Tuesday, November 20, 2018 - 10:30

Maximum Mutual Information Predictive Coding --- a Path to Semantics?

Speaker: David McAllester

Location: CSE 305

Abstract: Language modeling, in the form of ELMO and BERT, yields useful pre-trained task-tunable models. This success of unsupervised pre-training distinguishes language, with its discrete signals, from continuous-signal domains such as speech and vision. Until now the most effective pre-trained task-tunable models in continuous-signal domains have been generated from human-annotated data. This talk will discuss maximum mutual information (MMI) predictive coding as a unifying framework for unsupervised training in both continuous and discrete domains. This talk will describe the motivation, the mathematics, and some very promising computer vision results out of Montreal. This talk will also present a speculative discussion of MMI predictive coding as a language modeling approach to natural language semantics.

Bio: Professor McAllester received his B.S., M.S., and Ph.D. degrees from the Massachusetts Institute of Technology in 1978, 1979, and 1987 respectively. He served on the faculty of Cornell University for the academic year of 1987-1988 and served on the faculty of MIT from 1988 to 1995. He was a member of technical staff at AT&T Labs-Research from 1995 to 2002. He has been a fellow of the Association for the Advancement of Artificial Intelligence (AAAI) since 1997. From 2002 to 2017 he was Chief Academic Officer at the Toyota Technological Institute at Chicago (TTIC) where he is currently a Professor. He has received two 20 year "test of time" awards --- for a paper on systematic nonlinear planning at the AAAI conference and for a paper on interval methods for constraint solving at the International Conference of Logic Programming.
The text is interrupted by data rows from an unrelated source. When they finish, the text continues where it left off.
template <int NPB, int NCB, bool XF32, int VM, bool DO_P, bool DO_W, bool KSPLIT, int CPX>
__global__ __launch_bounds__(SPX_BK_THREADS, 2) void spx_bank_bwd_kernel(const SpxBankBwdArgs a) {
    constexpr bool VEC = VM != 0, RAG = VM == 2;
    constexpr int SPX_BK_PX = CPX, SPX_BK_ROW = spx_bk_row(CPX);
    constexpr int NW1 = CPX / 32;
    constexpr bool PIPE = CPX == 32;
    static_assert(!(PIPE && KSPLIT), "the k-step split needs four pixel k-steps per chunk");
    extern __shared__ __attribute__((aligned(16))) char smem[];
    const spx_plan& pl = a.plan;
    const int tid = threadIdx.x, lane = tid & 63;
    const int wave = __builtin_amdgcn_readfirstlane(tid >> 6);
    const int r = lane & 31, h = lane >> 5;
    const int q = blockIdx.y, split = blockIdx.x;
    const int Cs = pl.channels_per_scale, K = pl.num_classes;
    const int C = pl.num_scales * Cs;
    const int nchb = (Cs + 31) / 32;
    constexpr int rows = NPB * 32;
    const int ch0 = pl.panel_ch0[q];
    const int tiles_per_img = (a.HW + SPX_TILE_PX - 1) / SPX_TILE_PX;
    const size_t ntiles = (size_t)a.B * tiles_per_img;
    static_assert(CPX == 64 || CPX == 32, "chunk width");
    const int nci = a.nci_launch * (64 / CPX);
    const int ci0 = a.ci_first * (64 / CPX);
    const long long total = (long long)a.B * nci;
    const long long cstep = a.nslabs;
    int phase = split;
    if (CPX == 32 && (a.nslabs & 15) == 0) {
        const int xcd = split & 7, slot = split >> 3;
        phase = 2 * ((slot >> 1) * 8 + xcd) + (slot & 1);
    }
    const long long c_begin = phase;
    const long long c_end = total;
    const bool want_w = DO_W && a.d_W != nullptr;
    const bool want_p = DO_P && a.d_bank != nullptr;
    constexpr int ESZ = XF32 ? 4 : 2;
    constexpr int NFRAG = NW1 * NPB * 2;
    constexpr int FBYTES = NFRAG * 1024;

    constexpr int BUF = spx_bk_buf_bytes<NPB, NCB, DO_P, DO_W, CPX>();
    int32_t* const ebuf = (int32_t*)(smem + spx_bk_lds_bytes<NPB, NCB, DO_P, DO_W, CPX>() - 16);
    char *Gs, *Xs, *As, *As2, *Ls, *Ls2;
    int cur_buf = 0;
    auto use_buffer = [&](int buf) {
        cur_buf = buf;
        Gs = smem + buf * BUF;
        Xs = Gs + (DO_P ? FBYTES : 0);
        As = Xs + (DO_P ? 256 * SPX_BK_ROW : 0);
        As2 = As + FBYTES;
        Ls = As2 + FBYTES;
        Ls2 = Ls + NCB * 32 * SPX_BK_ROW;
    };
    use_buffer(0);

    const int cpair = wave & 3;
    constexpr int PH = NPB / 2;
    const int pb0 = (wave >> 2) * PH;
    const bool w_role = wave < NPB;
    constexpr bool ksplit = KSPLIT;
    const int cs_first = wave >> 2;
    auto cs_owner = [&](int i) { return i == 0 ? cs_first : i + 1; };

    f32x16 accp[PH][2];
    f32x16 accw[NCB];
    float csum[PH];
    int e_acc = 0;
    bool have_e = false;
#pragma unroll
    for (int i = 0; i < PH; ++i) {
        csum[i] = 0.0f;
#pragma unroll
        for (int t = 0; t < 2; ++t)
#pragma unroll
            for (int e = 0; e < 16; ++e) accp[i][t][e] = 0.0f;
    }
#pragma unroll
    for (int cb = 0; cb < NCB; ++cb)
#pragma unroll
        for (int e = 0; e < 16; ++e) accw[cb][e] = 0.0f;

    constexpr int FP = (FBYTES / 16 + SPX_BK_THREADS - 1) / SPX_BK_THREADS;
    constexpr int PPR = CPX / 8;
    constexpr int RPP = SPX_BK_THREADS / PPR;
    constexpr int XPT = 256 / RPP;
    struct Stage {
        u32x4 gr[FP], ar[FP], xr[XPT][XF32 ? 2 : 1];
        uint32_t exw[FP];
        float lr_[(CPX * 32 * NCB + SPX_BK_THREADS - 1) / SPX_BK_THREADS];
        int32_t gexp;
        uint32_t rot_bits;
        bool ragged;
    };
    Stage stg[PIPE ? 2 : 1];
    uint32_t gsc_off[FP];
#pragma unroll
    for (int i = 0; i < FP; ++i) {
        const int off = (i * SPX_BK_THREADS + tid) * 16;
        const int frag = off >> 10, slot = (off >> 4) & 63, s2 = frag & 1;
        const int t = (slot - 8 * s2) & 63;
        const int rr = (t >> 3) * 4 + (t & 3), hh = (t & 7) >> 2;
        gsc_off[i] = off < FBYTES ? (uint32_t)(((frag >> 1) * 64 + rr + 32 * hh) * 4) : SPX_OOB;
    }
    const size_t blob_total = (size_t)pl.npanels * ntiles * 4 * NPB * 2 * 1024;
    constexpr int LPT = (SPX_BK_PX * 32 * NCB + SPX_BK_THREADS - 1) / SPX_BK_THREADS;
    const int piece = tid % PPR, prow = tid / PPR;

    long long nx_c = c_begin;
    int nx_b = (int)(c_begin / nci);
    int nx_ci = (int)(c_begin - (long long)nx_b * nci);
    const int step_b = (int)(cstep / nci), step_ci = (int)(cstep - (long long)step_b * nci);
    auto issue = [&](Stage& st) {
        const int b = nx_b;
        const int ci = ci0 + nx_ci;
        if (nx_c + cstep < c_end) {
            nx_c += cstep;
            nx_b += step_b;
            nx_ci += step_ci;
            if (nx_ci >= nci) {
                nx_ci -= nci;
                ++nx_b;
            }
        }
        constexpr int CPT = SPX_TILE_PX / CPX;
        const size_t tile_g = (size_t)b * tiles_per_img + ci / CPT;
        const size_t blob0 = ((((size_t)q * ntiles + tile_g) * 4 + NW1 * (ci % CPT)) * NPB * 2) * 1024;
        const spx_rsrc grs = make_rsrc_pred(a.g_in ? (const char*)a.g_in + blob0 : nullptr);
        const spx_rsrc ars = make_rsrc_pred(a.a_in ? (const char*)a.a_in + blob0 : nullptr);
        const char* const exsrc = (want_w && a.a_in) ? (const char*)a.a_in : nullptr;
        const spx_rsrc exs = make_rsrc_pred(exsrc ? exsrc + blob_total + blob0 / 8 : nullptr);
        st.gexp = (want_p && a.g_in) ? *(const int32_t*)((const char*)a.g_in + spx_gexp_offset(blob_total) + ((size_t)q * ntiles + tile_g) * 4) : 0;
#pragma unroll
        for (int i = 0; i < FP; ++i) {
            const uint32_t off = (uint32_t)((i * SPX_BK_THREADS + tid) * 16);
            st.gr[i] = buf_load_b128(grs, (want_p && off < (uint32_t)FBYTES) ? off : SPX_OOB, 0);
            st.exw[i] = (uint32_t)__builtin_amdgcn_raw_buffer_load_b32(exs, exsrc ? gsc_off[i] : SPX_OOB, 0, 0);
            st.ar[i] = buf_load_b128(ars, (want_w && off < (uint32_t)FBYTES) ? off : SPX_OOB, 0);
        }
        const int px = ci * SPX_BK_PX + piece * 8;
        {
            const int over = px + 8 - a.HW;
            st.rot_bits = (RAG && over > 0 && over < 8) ? (uint32_t)over * (ESZ * 8) : 0u;
            st.ragged = RAG && (ci * SPX_BK_PX + SPX_BK_PX > a.HW);
        }
#pragma unroll
        for (int i = 0; i < XPT; ++i) {
            const int row = prow + RPP * i;
            const spx_rsrc xb = make_rsrc_pred((const char*)a.x + ((size_t)b * C + ch0 + RPP * i) * a.HW * ESZ);
            const uint32_t vo = ((uint32_t)prow * (uint32_t)a.HW + (uint32_t)px) * ESZ;
            const bool row_ok = want_p && row < Cs;
            if (VEC) {
                const int over = px + 8 - a.HW;
                const uint32_t v = !row_ok ? SPX_OOB : (over <= 0 ? vo : ((RAG && over < 8) ? vo - (uint32_t)over * ESZ : SPX_OOB));
                st.xr[i][0] = buf_load_b128(xb, v, 0);
                if (XF32) st.xr[i][1] = buf_load_b128(xb, v == SPX_OOB ? SPX_OOB : v + 16, 0);
            } else if (XF32) {
#pragma unroll
                for (int e = 0; e < 8; ++e)
                    st.xr[i][e >> 2][e & 3] = __float_as_uint(buf_load_f32(xb, (row_ok && px + e < a.HW) ? vo + 4 * e : SPX_OOB, 0));
            } else {
#pragma unroll
                for (int e = 0; e < 4; ++e) {
                    const uint32_t lo = buf_load_u16(xb, (row_ok && px + 2 * e < a.HW) ? vo + 4 * e : SPX_OOB, 0);
                    const uint32_t hi = buf_load_u16(xb, (row_ok && px + 2 * e + 1 < a.HW) ? vo + 4 * e + 2 : SPX_OOB, 0);
                    st.xr[i][0][e] = lo | (hi << 16);
                }
            }
        }
        const int px0 = ci * SPX_BK_PX;
        const spx_rsrc lb = make_rsrc_pred(a.d_logits ? a.d_logits + ((size_t)b * a.HW + px0) * K : nullptr);
#pragma unroll
        for (int i = 0; i < LPT; ++i) {
            const int e = i * SPX_BK_THREADS + tid;
            const int p = e / K;
            st.lr_[i] = buf_load_f32(lb, (want_w && e < SPX_BK_PX * K && px0 + p < a.HW) ? (uint32_t)e * 4u : SPX_OOB, 0);
        }
    };

    auto commit = [&](Stage& st) {
#pragma unroll
        for (int i = 0; i < FP; ++i) {
            const int off = (i * SPX_BK_THREADS + tid) * 16;
            if (off < FBYTES) {
                if (DO_P) *(u32x4*)(Gs + off) = st.gr[i];
                if (DO_W) {
                    u32x4 ahw, alw;
                    const float asc = __builtin_amdgcn_ldexpf(1.0f / SPX_ABLOB_I16_ONE, (int)((st.exw[i] >> 8) & 0xffu) - 128);
#pragma unroll
                    for (int j = 0; j < 4; ++j) {
                        f32x2 v;
                        v[0] = (float)(short)(st.ar[i][j] & 0xffffu);
                        v[1] = (float)((int)st.ar[i][j] >> 16);
                        uint32_t hi, lo;
                        split_bf16x2(v * asc, hi, lo);
                        ahw[j] = hi;
                        alw[j] = lo;
                    }
                    *(u32x4*)(As + off) = ahw;
                    *(u32x4*)(As2 + off) = alw;
                }
            }
        }
        if (DO_P && tid == 0) ebuf[cur_buf] = st.gexp;
        if (RAG && st.ragged) {
#pragma unroll
            for (int i = 0; i < XPT; ++i) {
                if (XF32) spx_shr256(st.xr[i][0], st.xr[i][XF32 ? 1 : 0], st.rot_bits);
                else st.xr[i][0] = spx_shr128(st.xr[i][0], st.rot_bits);
            }
        }
#pragma unroll
        for (int i = 0; i < XPT; ++i) {
            u32x4 v;
            if (XF32) {
#pragma unroll
                for (int e = 0; e < 4; ++e) {
                    f32x2 p;
                    p[0] = (float)(__bf16)__uint_as_float(st.xr[i][e >> 1][(2 * e) & 3]);
                    p[1] = (float)(__bf16)__uint_as_float(st.xr[i][e >> 1][(2 * e + 1) & 3]);
                    v[e] = pack_f16x2_rtz(p);
                }
            } else {
#pragma unroll
                for (int e = 0; e < 4; ++e) v[e] = pack_f16x2_rtz(unpack_bf16x2(st.xr[i][0][e]));
            }
            if (DO_P) *(u32x4*)(Xs + (prow + RPP * i) * SPX_BK_ROW + piece * 16) = v;
        }
#pragma unroll
        for (int i = 0; i < LPT; ++i) {
            const int e = i * SPX_BK_THREADS + tid;
            if (DO_W && e < SPX_BK_PX * K) {
                const int p = e / K, cls = e - p * K;
                __bf16 hi, lo;
                split_bf16(st.lr_[i], hi, lo);
                *(uint16_t*)(Ls + cls * SPX_BK_ROW + p * 2) = __builtin_bit_cast(uint16_t, hi);
                *(uint16_t*)(Ls2 + cls * SPX_BK_ROW + p * 2) = __builtin_bit_cast(uint16_t, lo);
            }
        }
    };

    for (int buf = 0; buf < (PIPE ? 2 : 1); ++buf) {
        use_buffer(buf);
        for (int e = tid; DO_W && e < NCB * 32 * SPX_BK_PX; e += SPX_BK_THREADS) {
            const int cls = e / SPX_BK_PX, p = e - cls * SPX_BK_PX;
            if (cls >= K) {
                *(uint16_t*)(Ls + cls * SPX_BK_ROW + p * 2) = 0;
                *(uint16_t*)(Ls2 + cls * SPX_BK_ROW + p * 2) = 0;
            }
        }
    }
    use_buffer(0);

    const int tg = lane >> 4, tli = lane & 15, tqq = tli >> 2, tpp = tli & 3;
    const int ts2 = tg & 1, tkh = tg >> 1;

    auto chunk_scale = [&]() -> bool {
        const int e_c = __builtin_amdgcn_readfirstlane(ebuf[cur_buf]);
        if (have_e && e_c == e_acc) return true;
        if (have_e && e_c - e_acc > 80) return false;
        const float ratio = have_e ? __builtin_amdgcn_ldexpf(1.0f, e_c - e_acc) : 1.0f;
#pragma unroll
        for (int i = 0; i < PH; ++i) {
            csum[i] *= ratio;
#pragma unroll
            for (int t = 0; t < 2; ++t)
#pragma unroll
                for (int e = 0; e < 16; ++e) accp[i][t][e] *= ratio;
        }
        e_acc = e_c;
        have_e = true;
        return true;
    };
    auto bank_part = [&](int ks, int cp) {
        const int koff = (ks * 16 + 8 * h) * 2;
        const int pxa = ks * 16 + 8 * tkh + tqq;
        const int wsel = pxa >> 5, ra = pxa & 31;
        const int fo0 = spx_blob_slot(ra, tpp & 1, ts2) * 16 + 8 * (tpp >> 1);
        const int fo1 = spx_blob_slot(ra + 4, tpp & 1, ts2) * 16 + 8 * (tpp >> 1);
        f16x8 xb[2];
#pragma unroll
        for (int t = 0; t < 2; ++t) xb[t] = *(const f16x8*)(Xs + ((2 * cp + t) * 32 + r) * SPX_BK_ROW + koff);
#pragma unroll
        for (int i = 0; i < PH; ++i) {
            const int fb = ((wsel * NPB + pb0 + i) * 2 + ts2) * 1024;
            const s16x4 g0 = lds_tr_read(Gs + fb + fo0);
            const s16x4 g1 = lds_tr_read(Gs + fb + fo1);
            const f16x8 gf = __builtin_bit_cast(f16x8, __builtin_shufflevector(g0, g1, 0, 1, 2, 3, 4, 5, 6, 7));
            if (ksplit || cpair == cs_owner(i)) {
                f16x2 one2;
                one2[0] = (_Float16)1.0f;
                one2[1] = (_Float16)1.0f;
                float s8 = csum[i];
#pragma unroll
                for (int e = 0; e < 4; ++e) {
                    f16x2 pr;
                    pr[0] = gf[2 * e];
                    pr[1] = gf[2 * e + 1];
                    s8 = __builtin_amdgcn_fdot2(pr, one2, s8, false);
                }
                csum[i] = s8;
            }
#pragma unroll
            for (int t = 0; t < 2; ++t) accp[i][t] = __builtin_amdgcn_mfma_f32_32x32x16_f16(gf, xb[t], accp[i][t], 0, 0, 0);
        }
    };
    auto head_part = [&](int ks) {
        const int koff = (ks * 16 + 8 * h) * 2;
        const int pxa = ks * 16 + 8 * tkh + tqq;
        const int wsel = pxa >> 5, ra = pxa & 31;
        const int fo0 = spx_blob_slot(ra, tpp & 1, ts2) * 16 + 8 * (tpp >> 1);
        const int fo1 = spx_blob_slot(ra + 4, tpp & 1, ts2) * 16 + 8 * (tpp >> 1);
        const int fb = ((wsel * NPB + wave) * 2 + ts2) * 1024;
        const bf16x4 a0 = __builtin_bit_cast(bf16x4, lds_tr_read(As + fb + fo0));
        const bf16x4 a1 = __builtin_bit_cast(bf16x4, lds_tr_read(As + fb + fo1));
        const bf16x4 b0 = __builtin_bit_cast(bf16x4, lds_tr_read(As2 + fb + fo0));
        const bf16x4 b1 = __builtin_bit_cast(bf16x4, lds_tr_read(As2 + fb + fo1));
        const bf16x8 af = __builtin_shufflevector(a0, a1, 0, 1, 2, 3, 4, 5, 6, 7);
        const bf16x8 af2 = __builtin_shufflevector(b0, b1, 0, 1, 2, 3, 4, 5, 6, 7);
#pragma unroll
        for (int cb = 0; cb < NCB; ++cb) {
            const bf16x8 lf = *(const bf16x8*)(Ls + (cb * 32 + r) * SPX_BK_ROW + koff);
            const bf16x8 lf2 = *(const bf16x8*)(Ls2 + (cb * 32 + r) * SPX_BK_ROW + koff);
            accw[cb] = mfma_bf16(af, lf, accw[cb]);
            accw[cb] = mfma_bf16(af2, lf, accw[cb]);
            accw[cb] = mfma_bf16(af, lf2, accw[cb]);
        }
    };
    auto compute = [&]() {
        const bool add_p = DO_P && chunk_scale();
        if constexpr (KSPLIT) {
            if (add_p) bank_part(cpair, 0);
            if (DO_W && w_role) {
#pragma unroll
                for (int ks = 0; ks < SPX_BK_PX / 16; ++ks) head_part(ks);
            }
        } else {
#pragma unroll
            for (int ks = 0; ks < SPX_BK_PX / 16; ++ks) {
                if (add_p) bank_part(ks, cpair);
                if (DO_W && w_role) head_part(ks);
            }
        }
    };
    if constexpr (!PIPE) {
        if (c_begin < c_end) issue(stg[0]);
        for (long long c = c_begin; c < c_end; c += cstep) {
            commit(stg[0]);
            __syncthreads();
            issue(stg[0]);
            __builtin_amdgcn_sched_barrier(0);
            compute();
            __syncthreads();
        }
    } else if (c_begin < c_end) {
        const bool late = SPX_BANK_STAGGER && wave >= 4;
        const int la = late ? 1 : 0;
        issue(stg[0]);
        commit(stg[0]);
        if (!late) {
            issue(stg[0]);
            issue(stg[1]);
        } else {
            issue(stg[1]);
            issue(stg[0]);
            use_buffer(1);
            commit(stg[1]);
            issue(stg[1]);
        }
        __syncthreads();
        for (long long c = c_begin; c < c_end; c += 2 * cstep) {
            use_buffer(0);
            compute();
            if (late) __syncthreads();
            use_buffer(1 - la);
            commit(stg[0]);
            issue(stg[0]);
            if (!late) __syncthreads();
            if (c + cstep < c_end) {
                use_buffer(1);
                compute();
                if (late) __syncthreads();
                use_buffer(la);
                commit(stg[1]);
                issue(stg[1]);
                if (!late) __syncthreads();
            }
        }
    }

    if (DO_P && ksplit && want_p) {
        float* const red = (float*)smem;
        float* const redc = red + 2 * 3 * 2 * 1024;
        const int half = wave >> 2;
#pragma unroll
        for (int i = 0; i < PH; ++i) {
            __syncthreads();
            if (cpair > 0) {
#pragma unroll
                for (int t = 0; t < 2; ++t)
#pragma unroll
                    for (int reg = 0; reg < 16; ++reg)
                        red[(((half * 3 + cpair - 1) * 2 + t) * 16 + reg) * 64 + lane] = accp[i][t][reg];
                redc[(half * 3 + cpair - 1) * 64 + lane] = csum[i];
            }
            __syncthreads();
            if (cpair == 0) {
#pragma unroll
                for (int c = 0; c < 3; ++c) {
#pragma unroll
                    for (int t = 0; t < 2; ++t)
#pragma unroll
                        for (int reg = 0; reg < 16; ++reg)
                            accp[i][t][reg] += red[(((half * 3 + c) * 2 + t) * 16 + reg) * 64 + lane];
                    csum[i] += redc[(half * 3 + c) * 64 + lane];
                }
            }
        }
    }

    const int ws = spx_bk_wstride(pl);
    float* slab = a.workspace + ((size_t)(a.slab_first + split) * pl.npanels + q) * rows * ws;
    const float sinv_acc = have_e ? __builtin_amdgcn_ldexpf(1.0f, -e_acc) : 0.0f;
    if (want_p && (!ksplit || cpair == 0)) {
#pragma unroll
        for (int i = 0; i < PH; ++i) {
            const int pb = pb0 + i;
#pragma unroll
            for (int t = 0; t < 2; ++t) {
                const int chb = ksplit ? t : 2 * cpair + t;
                if (chb < nchb) {
#pragma unroll
                    for (int reg = 0; reg < 16; ++reg)
                        slab[(size_t)(pb * 32 + acc_row(reg, h)) * ws + chb * 32 + r] = accp[i][t][reg] * sinv_acc;
                }
            }
            if (ksplit ? cpair == 0 : cpair == cs_owner(i)) {
                const float s = csum[i] + __shfl_xor(csum[i], 32);
                if (h == 0) slab[(size_t)(pb * 32 + r) * ws + nchb * 32 + NCB * 32] = s * sinv_acc;
            }
        }
    }
    if (want_w && w_role) {
#pragma unroll
        for (int cb = 0; cb < NCB; ++cb) {
#pragma unroll
            for (int reg = 0; reg < 16; ++reg)
                slab[(size_t)(wave * 32 + acc_row(reg, h)) * ws + nchb * 32 + cb * 32 + r] = accw[cb][reg];
        }
    }
}
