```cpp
#define MOCA_WAVE 64

#define MOCA_CHECK_LAUNCH()                                  \
    do {                                                     \
        hipError_t e__ = hipGetLastError();                  \
        if (e__ != hipSuccess) return MOCA_E_LAUNCH;         \
    } while (0)

static inline hipStream_t moca_stream(void* s) { return reinterpret_cast<hipStream_t>(s); }

int moca_tuning_get(int knob);

bool moca_gemm_ws_ok(const moca_gemm_params& p);
int moca_gemm_ws_launch(const moca_gemm_params& p, hipStream_t st);

__device__ __forceinline__ float moca_silu(float x) {
    return x * __builtin_amdgcn_rcpf(1.0f + __builtin_amdgcn_exp2f(x * -1.4426950408889634f));
}
typedef float f32x2 __attribute__((ext_vector_type(2)));
__device__ __forceinline__ float moca_erf(float x) {
    const float ax = fabsf(x);
    const float t = __builtin_amdgcn_rcpf(1.0f + 0.3275911f * ax);
    float y = 1.061405429f;
    y = y * t - 1.453152027f;
    y = y * t + 1.421413741f;
    y = y * t - 0.284496736f;
    y = y * t + 0.254829592f;
    y = 1.0f - y * t * __builtin_amdgcn_exp2f(ax * ax * -1.4426950408889634f);
    return copysignf(y, x);
}
__device__ __forceinline__ float moca_gelu(float x) { return 0.5f * x * (1.0f + moca_erf(x * 0.70710678118654752f)); }

__device__ __forceinline__ f32x2 moca_erf2(f32x2 x) {
    const f32x2 ax = {fabsf(x[0]), fabsf(x[1])};
    const f32x2 d = ax * 0.3275911f + 1.0f;
    const f32x2 t = {__builtin_amdgcn_rcpf(d[0]), __builtin_amdgcn_rcpf(d[1])};
    f32x2 y = t * 1.061405429f - 1.453152027f;
    y = y * t + 1.421413741f;
    y = y * t - 0.284496736f;
    y = y * t + 0.254829592f;
    const f32x2 a2 = ax * ax * -1.4426950408889634f;
    const f32x2 e = {__builtin_amdgcn_exp2f(a2[0]), __builtin_amdgcn_exp2f(a2[1])};
    y = 1.0f - y * t * e;
    return f32x2{copysignf(y[0], x[0]), copysignf(y[1], x[1])};
}
#ifdef MOCA_GELU_OLD
__device__ __forceinline__ f32x2 moca_geglu2(f32x2 v, f32x2 g) {
// ... 70 lines not shown
```

moca_video_amd/csrc/gemm.hip:

```cpp
#include "gemm_launch.h"

namespace {

template <int BN, int AMODE>
__global__ __launch_bounds__(256, 2) void gemm_f16_kernel(const moca_gemm_params p) {
    constexpr int NT = BN / 64;
    constexpr int B_SLOTS = BN / 32;
    constexpr int A_BYTES = BM * ROW_BYTES;
    constexpr int B_BYTES = BN * ROW_BYTES;

    extern __shared__ __attribute__((aligned(16))) char smem[];
    char* sA = smem;
    char* sB = smem + 2 * A_BYTES;

    const int tid = threadIdx.x, lane = tid & 63, wave = tid >> 6;
    const int wave_m = wave >> 1, wave_n = wave & 1;

    const int tiles_m = (p.M + BM - 1) / BM;
    const int tiles_n = p.N / BN;
    const int nblk = tiles_m * tiles_n * p.splits;
    int logical;
    remap_block<BN>(nblk, logical);
    const int split = logical % p.splits;
    const int tile = logical / p.splits;
// ... 389 lines not shown
            const int c0 = ccol[i] - g * cpg;
            half8v r;
#pragma unroll
            for (int j = 0; j < 8; ++j) {
                float a = (float)v[i][j] * s_sc[c0 + j] + s_sh[c0 + j];
                if (silu) a = moca_silu(a);
                r[j] = (half_t)a;
            }
            *reinterpret_cast<half8v*>(y + (int64_t)mrow[i] * N + ccol[i]) = r;
        }
}
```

Tuesday, November 13, 2018 - 10:30

Segmentation-based Sequence Modeling and Its Applications

Speaker: Chong Wang

Location: CSE 305

Abstract: In this talk, I will present a general framework for sequence modeling by exploring the segmental structures of the sequences. We first observe that segmental structure is a common pattern in many types of sequences, e.g., phrases in human languages. We then design a probabilistic model that is able to consider all valid segmentations for a sequence. We describe an efficient and exact dynamic programming algorithm for forward and backward computations. Due to the generality, it can be used as a loss function in many sequence tasks. We demonstrate our approach on text segmentation, speech recognition, machine translation and dialog policy learning. In addition to quantitative results, we also show that our approach can discover meaningful segments in their respective application contexts. (This is a joint work with many of my previous and current collaborators.)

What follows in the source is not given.